Dans son dernier ouvrage paru en octobre aux Éditions Armand Colin dont le titre coiffe cet article, Romuald Sciora salue le wokisme dans son « combat pour les droits des personnes LGBTQIA+ notamment en Afrique, où une trentaine de gouvernements refuse toujours de les appliquer. Seule une vraie action concertée de la communauté internationale pourrait avoir de réelles répercussions. C’est là où le rôle des militants wokes s’avère nécessaire. Les ambitions des wokes sont assez simples et on ne peut plus claires : instaurer un monde plus juste et plus égalitaire. »

On doit néanmoins reprocher à ce livre l’intellectualisation du wokisme en qui l’auteur voit, selon son sous-titre, une philosophie, plutôt que le mouvement irrésistible porté par « l’idle no more » des Premières Nations du Canada et sur lequel un chapitre entier aurait dû être consacré : sans doute que les États-Unis sont moins avancés que le Québec avec une FTQ dirigée par l’Innue Magali Picard et le Manitoba qui vient d’élire un Premier ministre NPD de 41 ans, issu de la nation ojibwée.

Faces sombres du wokisme

Romuald sait tempérer ses nombreux actes de foi par un chapitre à part, intitulé La face sombre du wokisme, qui exprime sa méfiance entre autres pour la cancel culture, qu’elle s’applique envers des conférenciers, même lorsque mis en face de contradicteurs, ou pour des gens soupçonnées et non accusées de viols. Romuald écrit : « Harasser quelqu’un sur les réseaux sociaux, lui faire perdre un emploi ou sa dignité, le faire bannir pour un temps des médias, ne  » l’annulera » pas. Bien au contraire, à terme, cela le renforcera. Ne brûlez pas non plus ses livres, les autodafés sentent mauvais. »

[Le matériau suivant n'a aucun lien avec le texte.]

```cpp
int dd_create(dd_handle_t* out, int device, int variant) {
  if (!out) { g_create_error = "dd_create: out is NULL"; return DD_ERR_INVALID_ARG; }
  *out = nullptr;
  if (variant != DD_VARIANT_RES && variant != DD_VARIANT_SWIN) { g_create_error = "dd_create: unknown variant"; return DD_ERR_INVALID_ARG; }
  int n = 0;
  hipError_t e = hipGetDeviceCount(&n);
  if (e != hipSuccess || n <= 0) {
    g_create_error = std::string("dd_create: no HIP device available (") + (e != hipSuccess ? hipGetErrorString(e) : "count = 0") +
                     "); this library has no CPU fallback";
    return DD_ERR_HIP;
  }
// ... 94 lines not shown
    h->bf16_pure = value != 0;
  }
  else if (k == "naive_wgrad") h->naive_wgrad = value != 0;
  else if (k == "lane_probe") h->lane_probe = value != 0;
  else if (k == "x3_grad_fp32") h->x3_grad_fp32 = value != 0;
  else if (k == "keep_trajectory") h->keep_traj = value != 0;
  else if (k == "use_trajectory") h->use_traj = value;
  else if (k == "adjoint_tiled") h->adjoint_tiled = value != 0;
  else if (k == "streams") h->n_streams = value < 1 ? 1 : (int)value;
  else if (k == "keep_activations_mb") h->keep_act_mb = value < 0 ? 0 : value;
  else if (k == "big_tiles") {
    if (value < -1 || value > 1) return h->fail(DD_ERR_INVALID_ARG, "dd_set_option: big_tiles must be -1 (automatic), 0 or 1");
    if (h->big_tiles != (int)value) { DD_HIP(hipDeviceSynchronize()); h->plans.clear(); h->last_once_plan = nullptr; }
    h->big_tiles = (int)value;
  }
  else if (k == "thin_slots") {
    if (value < 1 || value > 4096) return h->fail(DD_ERR_INVALID_ARG, "dd_set_option: thin_slots must be in [1, 4096]");
    if (h->thin_slots != (int)value) { DD_HIP(hipDeviceSynchronize()); h->plans.clear(); h->last_once_plan = nullptr; }
    h->thin_slots = (int)value;
  }
  else if (k == "one_buffer") {
    if (value < 0 || value > 2) return h->fail(DD_ERR_INVALID_ARG, "dd_set_option: one_buffer must be 0, 1 or 2");
    if (h->one_buffer != (int)value) { DD_HIP(hipDeviceSynchronize()); h->plans.clear(); h->last_once_plan = nullptr; }
    h->one_buffer = (int)value;
  }
  else if (k == "cond_direct") {
    if (value < 0 || value > 1) return h->fail(DD_ERR_INVALID_ARG, "dd_set_option: cond_direct must be 0 or 1");
    h->cond_direct = (int)value;
  }
  else if (k == "cond_split") {
    if (value < 0 || value > 1) return h->fail(DD_ERR_INVALID_ARG, "dd_set_option: cond_split must be 0 or 1");
    h->cond_split = (int)value;
  }
  else if (k == "thin_stream") {
    if (value < 0 || value > 1) return h->fail(DD_ERR_INVALID_ARG, "dd_set_option: thin_stream must be 0 or 1");
    if (h->thin_stream != (int)value) {
      DD_HIP(hipDeviceSynchronize());
      h->plans.clear(); h->last_once_plan = nullptr;
    }
    h->thin_stream = (int)value;
  }
  else if (k == "f16r_wide" || k == "f16r_p4" || k == "f16r_c1") {
    if (value < 0 || value > 1) return h->fail(DD_ERR_INVALID_ARG, "dd_set_option: " + k + " must be 0 or 1");
    int& opt = k == "f16r_wide" ? h->f16r_wide : k == "f16r_c1" ? h->f16r_c1 : h->f16r_p4;
    if (opt != (int)value) { DD_HIP(hipDeviceSynchronize()); h->plans.clear(); h->last_once_plan = nullptr; }
    opt = (int)value;
  }
  else if (k == "phase_prof_buffer") h->prof_buf = reinterpret_cast<unsigned long long*>((uintptr_t)value);
  else if (k == "phase_prof_layer") h->prof_layer = (int)value;
  else if (k == "layer_timing") {
    drain_layer_events(h);
    h->layer_timing = value != 0;
    for (int i = 0; i < dd_handle_s::N_LAYER_SLOTS; ++i) { h->layer_ms[i] = 0; h->layer_cnt[i] = 0; }
  } else return h->fail(DD_ERR_INVALID_ARG, "dd_set_option: unknown key '" + k + "'");
  return DD_OK;
}

int dd_get_counter(dd_handle_t h, const char* key, int64_t* value) {
  if (!h || !key || !value) return DD_ERR_INVALID_ARG;
  const std::string k(key);
  if (k == "graph_launches") *value = h->n_graph_launches;
  else if (k == "graph_default") *value = h->graph_off_by_env ? 0 : 1;
  else if (k == "eager_loops") *value = h->n_eager_loops;
  else if (k == "graph_capture_failures") *value = h->n_capture_failures;
  else if (k == "plans") *value = (int64_t)h->plans.size();
  else if (k == "neck_launches") *value = h->n_neck_launches;
  else if (k == "trajectory_ticket") *value = h->traj_serial;
  else if (k == "lane_calls") *value = h->n_lane_calls;
  else if (k == "lane_probe_retries") *value = h->n_lane_probe_retries;
  else if (k == "lane_overlap") *value = h->lane_overlap_seen;
  else if (k == "cond_split_ok") *value = (h->fpn_committed && h->fpn_split_ok ? 1 : 0) | (h->neck_committed && h->neck_split_ok ? 2 : 0);
  else if (k == "resident_slots") *value = h->resident_slots;
  else if (k == "trajectory_reuses") *value = h->n_traj_reuse;
  else return h->fail(DD_ERR_INVALID_ARG, "dd_get_counter: unknown key '" + k + "'");
  return DD_OK;
}

// ... 457 lines not shown
  }
  h->last_once_plan = pl;
  pl->traj_ticket = (h->keep_traj && precision != DD_PREC_NAIVE_FP32) ? ++h->traj_serial : 0;
  pl->traj_weights = h->weights_serial;
  if (h->debug_sync) DD_HIP(hipStreamSynchronize(s));
  return DD_OK;
}

int dd_add_noise(dd_handle_t h, const float* x0, const float* noise, const int64_t* t, float* out, int B, int C,
                 int lat_h, int lat_w, void* stream) {
  if (!h) return DD_ERR_INVALID_ARG;
  if (h->n_train <= 0) return h->fail(DD_ERR_STATE, "schedule not set (dd_set_schedule)");
  if (!x0 || !noise || !t || !out || B <= 0 || C <= 0 || lat_h <= 0 || lat_w <= 0)
    return h->fail(DD_ERR_INVALID_ARG, "dd_add_noise: null pointer or non-positive size");
  DD_HIP(hipSetDevice(h->device));
  DD_HIP(launch_add_noise(x0, noise, reinterpret_cast<const long long*>(t), h->d_acp.as<float>(), h->n_train, out, B,
                          (long long)C * lat_h * lat_w, reinterpret_cast<hipStream_t>(stream)));
  return DD_OK;
}

static int ensure_codec_tmp(dd_handle_t h, size_t bytes) {
  if (h->codec_tmp.bytes >= bytes) return DD_OK;
  DD_HIP(hipDeviceSynchronize());
  DD_HIP(h->codec_tmp.alloc(bytes));
  return DD_OK;
}

int dd_encode(dd_handle_t h, const float* depth, float* latent, int B, int H, int W, void* stream) {
  if (!h) return DD_ERR_INVALID_ARG;
  if (!h->codec_committed) return h->fail(DD_ERR_STATE, "depth_transform.* weights not committed");
  if (!depth || !latent || B <= 0 || H <= 0 || W <= 0) return h->fail(DD_ERR_INVALID_ARG, "dd_encode: null pointer or non-positive size");
  DD_HIP(hipSetDevice(h->device));
  const int lh = (H - 1) / 2 + 1, lw = (W - 1) / 2 + 1;
  int rc = ensure_codec_tmp(h, (size_t)B * lh * lw * LATENT_C * 4);
  if (rc) return rc;
  DD_HIP(launch_encode(h->codec, depth, h->codec_tmp.as<float>(), latent, B, H, W, reinterpret_cast<hipStream_t>(stream)));
  return DD_OK;
}

int dd_decode(dd_handle_t h, const float* latent, float* depth, int B, int lat_h, int lat_w, void* stream) {
  if (!h) return DD_ERR_INVALID_ARG;
  if (!h->codec_committed) return h->fail(DD_ERR_STATE, "depth_transform.* weights not committed");
  if (!latent || !depth || B <= 0 || lat_h <= 0 || lat_w <= 0) return h->fail(DD_ERR_INVALID_ARG, "dd_decode: null pointer or non-positive size");
  DD_HIP(hipSetDevice(h->device));
  int rc = ensure_codec_tmp(h, (size_t)B * (2 * lat_h) * (2 * lat_w) * LATENT_C * 4);
  if (rc) return rc;
  DD_HIP(launch_decode(h->codec, latent, h->codec_tmp.as<float>(), depth, B, lat_h, lat_w, reinterpret_cast<hipStream_t>(stream)));
  return DD_OK;
}

int dd_debug_fetch(dd_handle_t h, const char* name, float* out, int64_t numel, void* stream) {
  if (!h || !name || !out) return DD_ERR_INVALID_ARG;
  Plan* pl = h->last_once_plan;
  if (!pl) return h->fail(DD_ERR_STATE, "dd_debug_fetch: no dd_denoise_once call to inspect");
  const std::string n(name);
  const void* src = nullptr; int C = 0; int ek = store_kind(pl->ek);
  if (n == "y1") { src = pl->y1.p; C = HID_C; }
  else if (n == "y2") { src = pl->y2.p; C = COND_C; }
  else if (n == "y3") {
    src = pl->y3.p; C = HID_C;
    if (pl->ek == EK_F16R && pl->wide) return h->fail(DD_ERR_UNSUPPORTED, "dd_debug_fetch: y3 travels as scaled int16 in this plan (option f16r_wide = 1)");
  }
  else if (n == "y4") { src = pl->y4.p; C = LATENT_C; ek = EK_F32; }
  else return h->fail(DD_ERR_INVALID_ARG, "dd_debug_fetch: unknown tensor '" + n + "'");
  if (numel != (int64_t)pl->key.B * C * pl->key.h * pl->key.w) return h->fail(DD_ERR_INVALID_ARG, "dd_debug_fetch: numel mismatch");
  DD_HIP(launch_nhwc_to_nchw_f32(src, ek, out, pl->key.B, C, pl->key.h, pl->key.w, pl->key.prec != DD_PREC_NAIVE_FP32,
// ... 42 lines not shown
```

### diffusiondepth_amd/csrc/dd_api_internal.h

```cpp
#pragma once
#include "../../include/ddepth.h"
#include "dd_kernels.h"

#include <cmath>
#include <cstdio>
#include <cstring>
#include <map>
#include <memory>
#include <set>
#include <string>
#include <tuple>
#include <vector>

using namespace dd;

namespace ddapi {

extern thread_local std::string g_create_error;

struct DevBuf {
  void* p = nullptr;
  size_t bytes = 0;
  DevBuf() = default;
  DevBuf(const DevBuf&) = delete;
// ... 73 lines not shown
  int B, h, w, ch, cw, T, prec, hoist;
  int keep = 0;
  int lane = 0;
  int lanes = 1;
  bool operator<(const PlanKey& o) const {
    return std::tie(B, h, w, ch, cw, T, prec, hoist, keep, lane, lanes) < std::tie(o.B, o.h, o.w, o.ch, o.cw, o.T, o.prec, o.hoist, o.keep, o.lane, o.lanes);
  }
};

struct Plan {
  PlanKey key{};
  int ek = EK_F32;
  DevBuf x[2];
  std::shared_ptr<DevBuf> cond;
  const void* cond_alias = nullptr;
  const void* graph_cond = nullptr;
  void* cond_ptr() const { return cond_alias ? const_cast<void*>(cond_alias) : (cond ? cond->p : nullptr); }
  DevBuf y1, y2, y3, y4;
  DevBuf a1, f, a3, eps;
  DevBuf sa, sf;
  DevBuf bX, bA1, bF, bA3;
  DevBuf bSa, bSf;
  DevBuf xstash;
  int64_t traj_ticket = 0;
  int64_t traj_weights = -1;
  bool traj_consumed = false;
  DevBuf gA, gY;
  DevBuf dgb;
  DevBuf bcorr;
  DevBuf ttab, tt_scratch;
  int64_t ttab_weights = -1;
  DevBuf ccond;
  DevBuf ccond_raw;
  DevBuf ccond_scale;
  DevBuf y3_scale;
  bool wide = false, c1 = false, p4 = false;
  DevBuf stats;
  DevBuf c1c2;
  DevBuf tsteps;
  std::vector<long long> tsteps_host;
  size_t stats_bytes = 0;
  hipGraphExec_t exec = nullptr;
  bool capture_failed = false;
  uint64_t last_use = 0;
  ~Plan() { if (exec) (void)hipGraphExecDestroy(exec); }
  int slots = 1;
  size_t kept_bytes = 0;
  void* slot(const DevBuf& b, int step) const { return static_cast<char*>(b.p) + (slots > 1 ? (size_t)step * (b.bytes / slots) : 0); }
  double* stat_ptr(int step, int layer) const {
    return stats.as<double>() + ((size_t)(step * 4 + layer) * key.B) * STAT_SLOTS * STAT_STRIDE;
  }
};

struct FpnWork {
  int B = 0, ek = -1, pyr = 0, hs[FPN_LEVELS] = {0}, ws[FPN_LEVELS] = {0};
  DevBuf fin[FPN_LEVELS];
  DevBuf lat[FPN_LEVELS];
  DevBuf up[FPN_LEVELS - 1];
  DevBuf pooled[FPN_LEVELS - 1];
  bool neck = false;
  DevBuf nk_cat[FPN_LEVELS];
  DevBuf nk_out[FPN_LEVELS];
};


struct NeckConv { int layer; std::string name; int cout, cin, ks, level, kind, C, Ck; };
// ... 63 lines not shown
  int f16r_wide = 1;
  int f16r_c1 = 1;
  int f16r_p4 = 0;
  bool split_ok = true;
  DevBuf wmax;
  int resident_slots = 512;
  hipStream_t lane_stream[MAX_LANES] = {nullptr, nullptr, nullptr, nullptr};
  std::vector<hipEvent_t> probe_events;
  std::vector<hipStream_t> burnt_streams;
  int lane_probe = 1;
  int64_t n_lane_probe_retries = 0, lane_overlap_seen = -1;
  hipEvent_t lane_fork = nullptr, lane_done[MAX_LANES] = {nullptr, nullptr, nullptr, nullptr};
  int64_t n_lane_calls = 0;
  int active_lanes = 1;
  bool adjoint_tiled = true;
  int64_t traj_serial = 0, use_traj = 0, weights_serial = 0, n_traj_reuse = 0;
  int naive_wgrad = 0;
  int x3_grad_fp32 = 0;
  std::map<PlanKey, std::unique_ptr<Plan>> plans;
  DevBuf wgrad_ws[MAX_LANES];
  std::map<std::string, std::unique_ptr<DevBuf>> grads[MAX_LANES];
  std::map<std::tuple<int, int, int, int, int>, std::pair<std::shared_ptr<DevBuf>, uint64_t>> cond_bufs;
  bool neck_committed = false;
  DevBuf neck_w[12][NUM_WIMG], neck_b[12];
  int64_t n_neck_launches = 0;
  bool fpn_committed = false;
  int fpn_pyramid = PYR_DEFAULT;
  DevBuf fpn_lat_w[FPN_LEVELS][NUM_WIMG], fpn_lat_b[FPN_LEVELS];
  DevBuf fpn_up_w[FPN_LEVELS - 1][NUM_WIMG], fpn_up_b[FPN_LEVELS - 1];
  std::unique_ptr<FpnWork> fpn_work;
  std::shared_ptr<DevBuf> fpn_out;
  bool fpn_split_ok = false, neck_split_ok = false;
  int cond_direct = 1;
  int cond_split = 1;
  std::shared_ptr<DevBuf> fpn_cond;
  int fpn_cond_key[4] = {0, 0, 0, -1};
  uint64_t tick = 0;
  Plan* last_once_plan = nullptr;
  hipEvent_t ev0 = nullptr, ev1 = nullptr;
  bool ev_valid = false;
  hipStream_t cap_stream = nullptr;
  int64_t n_graph_launches = 0, n_eager_loops = 0, n_capture_failures = 0;
  static constexpr int N_LAYER_SLOTS = 72;
  double layer_ms[N_LAYER_SLOTS] = {0};
  int64_t layer_cnt[N_LAYER_SLOTS] = {0};
  std::vector<std::tuple<int, hipEvent_t, hipEvent_t>> pending_ev;

  int fail(int code, const std::string& m) { err = m; return code; }
};

#define DD_HIP(expr)                                                                              \
  do {                                                                                            \
    hipError_t _e = (expr);                                                                       \
    if (_e != hipSuccess)                                                                         \
      return h->fail(DD_ERR_HIP, std::string(#expr) + ": " + hipGetErrorString(_e));              \
  } while (0)

namespace ddapi {
struct WeightSpec { std::string name; int64_t numel; };

inline const char* const kConvNames[4] = {"model.noise_embedding.0", "model.noise_embedding.3", "model.pred.0", "model.pred.3"};
inline const char* const kGnNames[4] = {"model.noise_embedding.1", "model.noise_embedding.4", "model.pred.1", "model.pred.4"};
constexpr int kCins[4] = {LATENT_C, HID_C, COND_C, HID_C}, kCouts[4] = {HID_C, COND_C, HID_C, LATENT_C};

int weight_group(const std::string& name);
std::vector<WeightSpec> required_weights(int variant, int pyr = PYR_DEFAULT);
// ... 36 lines not shown
```

### diffusiondepth_amd/csrc/dd_api_plans.cpp

```cpp
#include "dd_api_internal.h"

namespace ddapi {

int check_common(dd_handle_t h, int B, int lh, int lw, int ch, int cw, bool need_schedule) {
  if (!h) return DD_ERR_INVALID_ARG;
  if (!h->committed) return h->fail(DD_ERR_STATE, "model.* weights not committed (call dd_set_weight for every key, then dd_commit_weights)");
  if (need_schedule && h->n_train <= 0) return h->fail(DD_ERR_STATE, "schedule not set (dd_set_schedule)");
  if (B <= 0 || lh <= 0 || lw <= 0) return h->fail(DD_ERR_INVALID_ARG, "B, lat_h, lat_w must be positive");
  if (h->variant == DD_VARIANT_RES && (ch != lh || cw != lw))
    return h->fail(DD_ERR_INVALID_ARG, "DD_VARIANT_RES needs cond_h,cond_w == lat_h,lat_w (reference ...res.py:340 adds them elementwise)");
  if (h->variant == DD_VARIANT_SWIN && (ch <= 0 || cw <= 0)) return h->fail(DD_ERR_INVALID_ARG, "cond_h, cond_w must be positive");
  if ((long long)B * lh * lw * COND_C >= (1LL << 31) * 4) return h->fail(DD_ERR_INVALID_ARG, "tensor too large");
  return DD_OK;
}

int lane_count(dd_handle_t h, int B, int precision) {
  int S = h->n_streams;
  if (S > B) S = B;
  if (S > dd_handle_s::MAX_LANES) S = dd_handle_s::MAX_LANES;
  if (precision == DD_PREC_NAIVE_FP32 || h->layer_timing || h->debug_sync || h->prof_buf || h->check_finite) S = 1;
  return S < 1 ? 1 : S;
}
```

Il conclut cette face sombre en l’éclairant par une importante tribune collective publiée en mai 2023 dans Le Monde et titrée « l’antiwokisme est infiniment plus menaçant que ledit wokisme auquel il prétend s’attaquer. »

Nombreux atouts de cet ouvrage

En citant Pierre Bourdieu, Romuald pousse la rigueur intellectuelle jusqu’à dénoncer aussi « les formes de racisme les plus subtiles, les plus méconnaissables, donc les plus rarement dénoncées » tel celui exercé par « une classe dominante dont le pouvoir repose en partie sur la possession de titres qui, comme les titres scolaires, sont censés être des garanties d’intelligence et qui ont pris la place pour l’accès même aux positions de pouvoir économique, des titres anciens comme les titres de propriété et les titres de noblesse ».

Où peut-on trouver ailleurs des définitions aussi claires de la fluidité des genres, via ou non la transition de genres et des moyens aussi généreux de protéger de la droite hystérique les agenres, bisexuels, cisgenres, non-binaires, queers et transgenres ? Où trouver dans un seul autre ouvrage des avertissements contre la grossophobie et l’hyperautocentrisme côtoyant des plaidoyers pour les handicapés de toutes catégories afin de leur ouvrir toutes les portes de la société, plus une plaidoirie intelligente antispéciste pour la libération animale et pour le véganisme qu’il approuve sans le pratiquer ? Romuald nous gratifie enfin d’un glossaire indispensable de dix pages sur des termes apparus récemment, notamment dans le néo-féminisme, que l’Organisation internationale de la Francophonie devrait répandre.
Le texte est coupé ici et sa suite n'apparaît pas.